_Work order_.
The records that follow must be repeated exactly as they stand.

_Task input_.
@@ -31,23 +20,19 @@
     #pragma unroll
     for (int d = 0; d < 4; ++d) {
         unsigned v = w[d];
-        unsigned zn = tpx_ci_zero32(v ^ pn);
-        q |= tpx_ci_pack4(tpx_ci_zero32(v ^ pq)) << (4 * d);
-        s |= tpx_ci_pack4(tpx_ci_zero32(v ^ pd) | zn) << (4 * d);
-        n |= tpx_ci_pack4(zn) << (4 * d);
-        r |= tpx_ci_pack4(tpx_ci_zero32(v ^ pr)) << (4 * d);
-        h |= tpx_ci_pack4(v & 0x80808080u) << (4 * d);
+        unsigned zn = tpx_bs_zero32(v ^ pn);
+        q |= tpx_bs_pack4(tpx_bs_zero32(v ^ pq)) << (4 * d);
+        s |= tpx_bs_pack4(tpx_bs_zero32(v ^ pd) | zn) << (4 * d);
+        n |= tpx_bs_pack4(zn) << (4 * d);
+        r |= tpx_bs_pack4(tpx_bs_zero32(v ^ pr)) << (4 * d);
+        h |= tpx_bs_pack4(v & 0x80808080u) << (4 * d);
     }
     c->q = q & valid; c->s = s & valid; c->n = n & valid;
     c->r = r & valid; c->h = h & valid;
 }
 
 __device__ __forceinline__ unsigned tpx_ci_inq(unsigned q16, unsigned par) {
-    unsigned x = q16;
-    x ^= x << 1; x ^= x << 2; x ^= x << 4; x ^= x << 8;
-    x <<= 1;
-    if (par) x = ~x;
-    return x & 0xFFFFu;
+    return tpx_bs_inq(q16, par);
 }
 
 __device__ __forceinline__ void tpx_ci_scatter(char* ci, int k, unsigned s16,
@@ -140,15 +125,6 @@
 }
 
 #ifndef TPX_HOST_TEST
-__device__ __forceinline__ unsigned tpx_wave_exscan32(unsigned v, int lane) {
-    unsigned x = v;
-    for (int o = 1; o < 64; o <<= 1) {
-        unsigned y = __shfl_up(x, o);
-        if (lane >= o) x += y;
-    }
-    return x - v;
-}
-
 __device__ __forceinline__ bool tpx_ci_stage(char* wave_lds, char* ci,
                                              const char* src, int span, int lo,
                                              char delim, int lane) {
diff --git a/tuplex_amd/csrc/tpx_rt.hip.h b/tuplex_amd/csrc/tpx_rt.hip.h
--- a/tuplex_amd/csrc/tpx_rt.hip.h
+++ b/tuplex_amd/csrc/tpx_rt.hip.h
@@ -965,7 +965,84 @@
 
 
 #define TPX_CSV_CHUNK 4096
-#define TPX_CSV_LANE_BYTES 64
+
+
+__device__ __forceinline__ unsigned tpx_bs_zero32(unsigned x) {
+    return ~(x | ((x | 0x80808080u) - 0x01010101u)) & 0x80808080u;
+}
+
+__device__ __forceinline__ unsigned tpx_bs_pack4(unsigned h) {
+    unsigned x = h >> 7;
+    x |= x >> 7;
+    x |= x >> 14;
+    return x & 0xFu;
+}
+
+__device__ __forceinline__ unsigned tpx_bs_inq(unsigned q16, unsigned par) {
+    unsigned x = q16;
+    x ^= x << 1; x ^= x << 2; x ^= x << 4; x ^= x << 8;
+    x <<= 1;
+    if (par) x = ~x;
+    return x & 0xFFFFu;
+}
+
+struct tpx_bs_det { unsigned q[4], n[4], mq, mn; };
+
+__device__ __forceinline__ void tpx_bs_detect(unsigned w0, unsigned w1,
+                                              unsigned w2, unsigned w3,
+                                              int quotes_on, tpx_bs_det* d) {
+    const unsigned pq = 0x01010101u * (unsigned)'"';
+    const unsigned pn = 0x01010101u * (unsigned)'\n';
+    unsigned w[4] = {w0, w1, w2, w3};
+    #pragma unroll
+    for (int i = 0; i < 4; ++i) {
+        d->n[i] = tpx_bs_zero32(w[i] ^ pn);
+        d->q[i] = quotes_on ? tpx_bs_zero32(w[i] ^ pq) : 0u;
+    }
+    d->mn = d->n[0] | d->n[1] >> 1 | d->n[2] >> 2 | d->n[3] >> 3;
+    d->mq = d->q[0] | d->q[1] >> 1 | d->q[2] >> 2 | d->q[3] >> 3;
+}
+
+__device__ __forceinline__ unsigned tpx_bs_pos16(const unsigned h[4]) {
+    return tpx_bs_pack4(h[0]) | tpx_bs_pack4(h[1]) << 4 |
+           tpx_bs_pack4(h[2]) << 8 | tpx_bs_pack4(h[3]) << 12;
+}
+
+__device__ __forceinline__ void tpx_bs_count16(unsigned w0, unsigned w1,
+                                               unsigned w2, unsigned w3,
+                                               int quotes_on, unsigned* nq,
+                                               unsigned* e, unsigned* o) {
+    tpx_bs_det d;
+    tpx_bs_detect(w0, w1, w2, w3, quotes_on, &d);
+    unsigned nn = (unsigned)__builtin_popcount(d.mn), od = 0;
+    if (d.mq && d.mn)
+        od = (unsigned)__builtin_popcount(tpx_bs_pos16(d.n) &
+                              tpx_bs_inq(tpx_bs_pos16(d.q), 0u));
+    *nq = (unsigned)__builtin_popcount(d.mq);
+    *e = nn - od;
+    *o = od;
+}
+
+__device__ __forceinline__ unsigned tpx_bs_rows16(const tpx_bs_det* d,
+                                                  unsigned par) {
+    if (!d->mn) return 0u;
+    unsigned n16 = tpx_bs_pos16(d->n);
+    if (!d->mq) return par ? 0u : n16;
+    return n16 & ~tpx_bs_inq(tpx_bs_pos16(d->q), par);
+}
+
+__device__ __forceinline__ void tpx_bs_load_tail(const char* data, long long k,
+                                                 long long size, unsigned w[4]) {
+    unsigned long long a = 0, b = 0;
+    for (long long j = k; j < size && j < k + 16; ++j) {
+        unsigned long long ch = (unsigned char)data[j];
+        int t = (int)(j - k);
+        if (t < 8) a |= ch << (8 * t);
+        else b |= ch << (8 * (t - 8));
+    }
+    w[0] = (unsigned)a; w[1] = (unsigned)(a >> 32);
+    w[2] = (unsigned)b; w[3] = (unsigned)(b >> 32);
+}
 
 #ifndef TPX_HOST_TEST
 __device__ __forceinline__ long long tpx_wave_exscan(long long v) {
@@ -980,6 +1057,25 @@
 __device__ __forceinline__ long long tpx_wave_sum(long long v) {
     for (int o = 32; o; o >>= 1) v += __shfl_down((long long)v, o);
     return __shfl((long long)v, 0);
+}
+
+__device__ __forceinline__ unsigned tpx_wave_exscan32(unsigned v, int lane) {
+    unsigned x = v;
+    for (int o = 1; o < 64; o <<= 1) {
+        unsigned y = __shfl_up(x, o);
+        if (lane >= o) x += y;
+    }
+    return x - v;
+}
+
+__device__ __forceinline__ unsigned tpx_wave_sum32(unsigned v) {
+    for (int o = 32; o; o >>= 1) v += __shfl_xor(v, o);
+    return v;
+}
+
+__device__ __forceinline__ unsigned tpx_lanes_below(unsigned long long m) {
+    return __builtin_amdgcn_mbcnt_hi((unsigned)(m >> 32),
+               __builtin_amdgcn_mbcnt_lo((unsigned)m, 0u));
 }
 
 struct TpxCsvSink {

_Answer box_.
@@ -31,23 +20,19 @@
     #pragma unroll
     for (int d = 0; d < 4; ++d) {
         unsigned v = w[d];
-        unsigned zn = tpx_ci_zero32(v ^ pn);
-        q |= tpx_ci_pack4(tpx_ci_zero32(v ^ pq)) << (4 * d);
-        s |= tpx_ci_pack4(tpx_ci_zero32(v ^ pd) | zn) << (4 * d);
-        n |= tpx_ci_pack4(zn) << (4 * d);
-        r |= tpx_ci_pack4(tpx_ci_zero32(v ^ pr)) << (4 * d);
-        h |= tpx_ci_pack4(v & 0x80808080u) << (4 * d);
+        unsigned zn = tpx_bs_zero32(v ^ pn);
+        q |= tpx_bs_pack4(tpx_bs_zero32(v ^ pq)) << (4 * d);
+        s |= tpx_bs_pack4(tpx_bs_zero32(v ^ pd) | zn) << (4 * d);
+        n |= tpx_bs_pack4(zn) << (4 * d);
+        r |= tpx_bs_pack4(tpx_bs_zero32(v ^ pr)) << (4 * d);
+        h |= tpx_bs_pack4(v & 0x80808080u) << (4 * d);
     }
     c->q = q & valid; c->s = s & valid; c->n = n & valid;
     c->r = r & valid; c->h = h & valid;
 }
 
 __device__ __forceinline__ unsigned tpx_ci_inq(unsigned q16, unsigned par) {
-    unsigned x = q16;
-    x ^= x << 1; x ^= x << 2; x ^= x << 4; x ^= x << 8;
-    x <<= 1;
-    if (par) x = ~x;
-    return x & 0xFFFFu;
+    return tpx_bs_inq(q16, par);
 }
 
 __device__ __forceinline__ void tpx_ci_scatter(char* ci, int k, unsigned s16,
@@ -140,15 +125,6 @@
 }
 
 #ifndef TPX_HOST_TEST
-__device__ __forceinline__ unsigned tpx_wave_exscan32(unsigned v, int lane) {
-    unsigned x = v;
-    for (int o = 1; o < 64; o <<= 1) {
-        unsigned y = __shfl_up(x, o);
-        if (lane >= o) x += y;
-    }
-    return x - v;
-}
-
 __device__ __forceinline__ bool tpx_ci_stage(char* wave_lds, char* ci,
                                              const char* src, int span, int lo,
                                              char delim, int lane) {
diff --git a/tuplex_amd/csrc/tpx_rt.hip.h b/tuplex_amd/csrc/tpx_rt.hip.h
--- a/tuplex_amd/csrc/tpx_rt.hip.h
+++ b/tuplex_amd/csrc/tpx_rt.hip.h
@@ -965,7 +965,84 @@
 
 
 #define TPX_CSV_CHUNK 4096
-#define TPX_CSV_LANE_BYTES 64
+
+
+__device__ __forceinline__ unsigned tpx_bs_zero32(unsigned x) {
+    return ~(x | ((x | 0x80808080u) - 0x01010101u)) & 0x80808080u;
+}
+
+__device__ __forceinline__ unsigned tpx_bs_pack4(unsigned h) {
+    unsigned x = h >> 7;
+    x |= x >> 7;
+    x |= x >> 14;
+    return x & 0xFu;
+}
+
+__device__ __forceinline__ unsigned tpx_bs_inq(unsigned q16, unsigned par) {
+    unsigned x = q16;
+    x ^= x << 1; x ^= x << 2; x ^= x << 4; x ^= x << 8;
+    x <<= 1;
+    if (par) x = ~x;
+    return x & 0xFFFFu;
+}
+
+struct tpx_bs_det { unsigned q[4], n[4], mq, mn; };
+
+__device__ __forceinline__ void tpx_bs_detect(unsigned w0, unsigned w1,
+                                              unsigned w2, unsigned w3,
+                                              int quotes_on, tpx_bs_det* d) {
+    const unsigned pq = 0x01010101u * (unsigned)'"';
+    const unsigned pn = 0x01010101u * (unsigned)'\n';
+    unsigned w[4] = {w0, w1, w2, w3};
+    #pragma unroll
+    for (int i = 0; i < 4; ++i) {
+        d->n[i] = tpx_bs_zero32(w[i] ^ pn);
+        d->q[i] = quotes_on ? tpx_bs_zero32(w[i] ^ pq) : 0u;
+    }
+    d->mn = d->n[0] | d->n[1] >> 1 | d->n[2] >> 2 | d->n[3] >> 3;
+    d->mq = d->q[0] | d->q[1] >> 1 | d->q[2] >> 2 | d->q[3] >> 3;
+}
+
+__device__ __forceinline__ unsigned tpx_bs_pos16(const unsigned h[4]) {
+    return tpx_bs_pack4(h[0]) | tpx_bs_pack4(h[1]) << 4 |
+           tpx_bs_pack4(h[2]) << 8 | tpx_bs_pack4(h[3]) << 12;
+}
+
+__device__ __forceinline__ void tpx_bs_count16(unsigned w0, unsigned w1,
+                                               unsigned w2, unsigned w3,
+                                               int quotes_on, unsigned* nq,
+                                               unsigned* e, unsigned* o) {
+    tpx_bs_det d;
+    tpx_bs_detect(w0, w1, w2, w3, quotes_on, &d);
+    unsigned nn = (unsigned)__builtin_popcount(d.mn), od = 0;
+    if (d.mq && d.mn)
+        od = (unsigned)__builtin_popcount(tpx_bs_pos16(d.n) &
+                              tpx_bs_inq(tpx_bs_pos16(d.q), 0u));
+    *nq = (unsigned)__builtin_popcount(d.mq);
+    *e = nn - od;
+    *o = od;
+}
+
+__device__ __forceinline__ unsigned tpx_bs_rows16(const tpx_bs_det* d,
+                                                  unsigned par) {
+    if (!d->mn) return 0u;
+    unsigned n16 = tpx_bs_pos16(d->n);
+    if (!d->mq) return par ? 0u : n16;
+    return n16 & ~tpx_bs_inq(tpx_bs_pos16(d->q), par);
+}
+
+__device__ __forceinline__ void tpx_bs_load_tail(const char* data, long long k,
+                                                 long long size, unsigned w[4]) {
+    unsigned long long a = 0, b = 0;
+    for (long long j = k; j < size && j < k + 16; ++j) {
+        unsigned long long ch = (unsigned char)data[j];
+        int t = (int)(j - k);
+        if (t < 8) a |= ch << (8 * t);
+        else b |= ch << (8 * (t - 8));
+    }
+    w[0] = (unsigned)a; w[1] = (unsigned)(a >> 32);
+    w[2] = (unsigned)b; w[3] = (unsigned)(b >> 32);
+}
 
 #ifndef TPX_HOST_TEST
 __device__ __forceinline__ long long tpx_wave_exscan(long long v) {
@@ -980,6 +1057,25 @@
 __device__ __forceinline__ long long tpx_wave_sum(long long v) {
     for (int o = 32; o; o >>= 1) v += __shfl_down((long long)v, o);
     return __shfl((long long)v, 0);
+}
+
+__device__ __forceinline__ unsigned tpx_wave_exscan32(unsigned v, int lane) {
+    unsigned x = v;
+    for (int o = 1; o < 64; o <<= 1) {
+        unsigned y = __shfl_up(x, o);
+        if (lane >= o) x += y;
+    }
+    return x - v;
+}
+
+__device__ __forceinline__ unsigned tpx_wave_sum32(unsigned v) {
+    for (int o = 32; o; o >>= 1) v += __shfl_xor(v, o);
+    return v;
+}
+
+__device__ __forceinline__ unsigned tpx_lanes_below(unsigned long long m) {
+    return __builtin_amdgcn_mbcnt_hi((unsigned)(m >> 32),
+               __builtin_amdgcn_mbcnt_lo((unsigned)m, 0u));
 }
 
 struct TpxCsvSink {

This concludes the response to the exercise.